• _TASK BRIEF_: Look through the data below, and copy each line that carries the word "torch".

....................

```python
class _LinearPair(torch.autograd.Function):

    @staticmethod
    def forward(ctx, x, W1, b1, W2, b2):
        ctx.save_for_backward(x, W1, W2)
        return torch.addmm(b1, x, W1.t()), torch.addmm(b2, x, W2.t())

    @staticmethod
    def backward(ctx, g1, g2):
        x, W1, W2 = ctx.saved_tensors
        g1 = x.new_zeros((x.shape[0], W1.shape[0])) if g1 is None else g1.contiguous()
        g2 = x.new_zeros((x.shape[0], W2.shape[0])) if g2 is None else g2.contiguous()
        gx = g1.mm(W1).addmm_(g2, W2) if ctx.needs_input_grad[0] else None
        return gx, g1.t().mm(x), _bias_grad(g1), g2.t().mm(x), _bias_grad(g2)


def _adjacent(a: torch.Tensor, b: torch.Tensor) -> torch.Tensor:
    if (a.is_contiguous() and b.is_contiguous() and a.dtype == b.dtype and a.shape[1:] == b.shape[1:]
            and b.data_ptr() == a.data_ptr() + a.numel() * a.element_size()):
        return torch.as_strided(a, (a.shape[0] + b.shape[0],) + tuple(a.shape[1:]), a.stride())
    return torch.cat([a, b])


class _LinearCat(torch.autograd.Function):

    @staticmethod
    def forward(ctx, x, W1, b1, W2, b2):
        Wc, bc = _adjacent(W1, W2), _adjacent(b1, b2)
        ctx.save_for_backward(x, Wc)
        ctx.n1 = W1.shape[0]
        return torch.addmm(bc, x, Wc.t())

    @staticmethod
    def backward(ctx, G):
        x, Wc = ctx.saved_tensors
        n1 = ctx.n1
        G = G.contiguous()
        gx = G.mm(Wc) if ctx.needs_input_grad[0] else None
        gW = G.t().mm(x)
        gb = _bias_grad(G)
        return gx, gW[:n1], gb[:n1], gW[n1:], gb[n1:]


def linear_cat(x: torch.Tensor, lin1: torch.nn.Linear, lin2: torch.nn.Linear) -> torch.Tensor:
    x = x.to(lin1.weight.dtype)
    return _LinearCat.apply(x, lin1.weight, lin1.bias, lin2.weight, lin2.bias)


def linear_pair(x: torch.Tensor, lin1: torch.nn.Linear, lin2: torch.nn.Linear):
    x = x.to(lin1.weight.dtype)
    return _LinearPair.apply(x, lin1.weight, lin1.bias, lin2.weight, lin2.bias)


def linear_act(x: torch.Tensor, lin: torch.nn.Linear, act: bool) -> torch.Tensor:
    return _LinearAct.apply(x.to(lin.weight.dtype), lin.weight, lin.bias, act)


def standardise(x: torch.Tensor, mean: torch.Tensor, std: torch.Tensor, dtype=torch.bfloat16) -> torch.Tensor:
    B, L = x.shape
    out = torch.empty((B, L), dtype=dtype, device=x.device)
    check(_lib.load().ocm_vae_standardise(_h(x.device), ptr(x), B, L, ptr(mean), ptr(std), _DT[dtype], ptr(out),
                                          stream_handle(x.device)), "ocm_vae_standardise")
    return out
```

Before: 60.33 million.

....................

• _ANSWER TO THIS PROBLEM_:
class _LinearPair(torch.autograd.Function):
        return torch.addmm(b1, x, W1.t()), torch.addmm(b2, x, W2.t())
def _adjacent(a: torch.Tensor, b: torch.Tensor) -> torch.Tensor:
        return torch.as_strided(a, (a.shape[0] + b.shape[0],) + tuple(a.shape[1:]), a.stride())
    return torch.cat([a, b])
class _LinearCat(torch.autograd.Function):
        return torch.addmm(bc, x, Wc.t())
def linear_cat(x: torch.Tensor, lin1: torch.nn.Linear, lin2: torch.nn.Linear) -> torch.Tensor:
def linear_pair(x: torch.Tensor, lin1: torch.nn.Linear, lin2: torch.nn.Linear):
def linear_act(x: torch.Tensor, lin: torch.nn.Linear, act: bool) -> torch.Tensor:
def standardise(x: torch.Tensor, mean: torch.Tensor, std: torch.Tensor, dtype=torch.bfloat16) -> torch.Tensor:
    out = torch.empty((B, L), dtype=dtype, device=x.device)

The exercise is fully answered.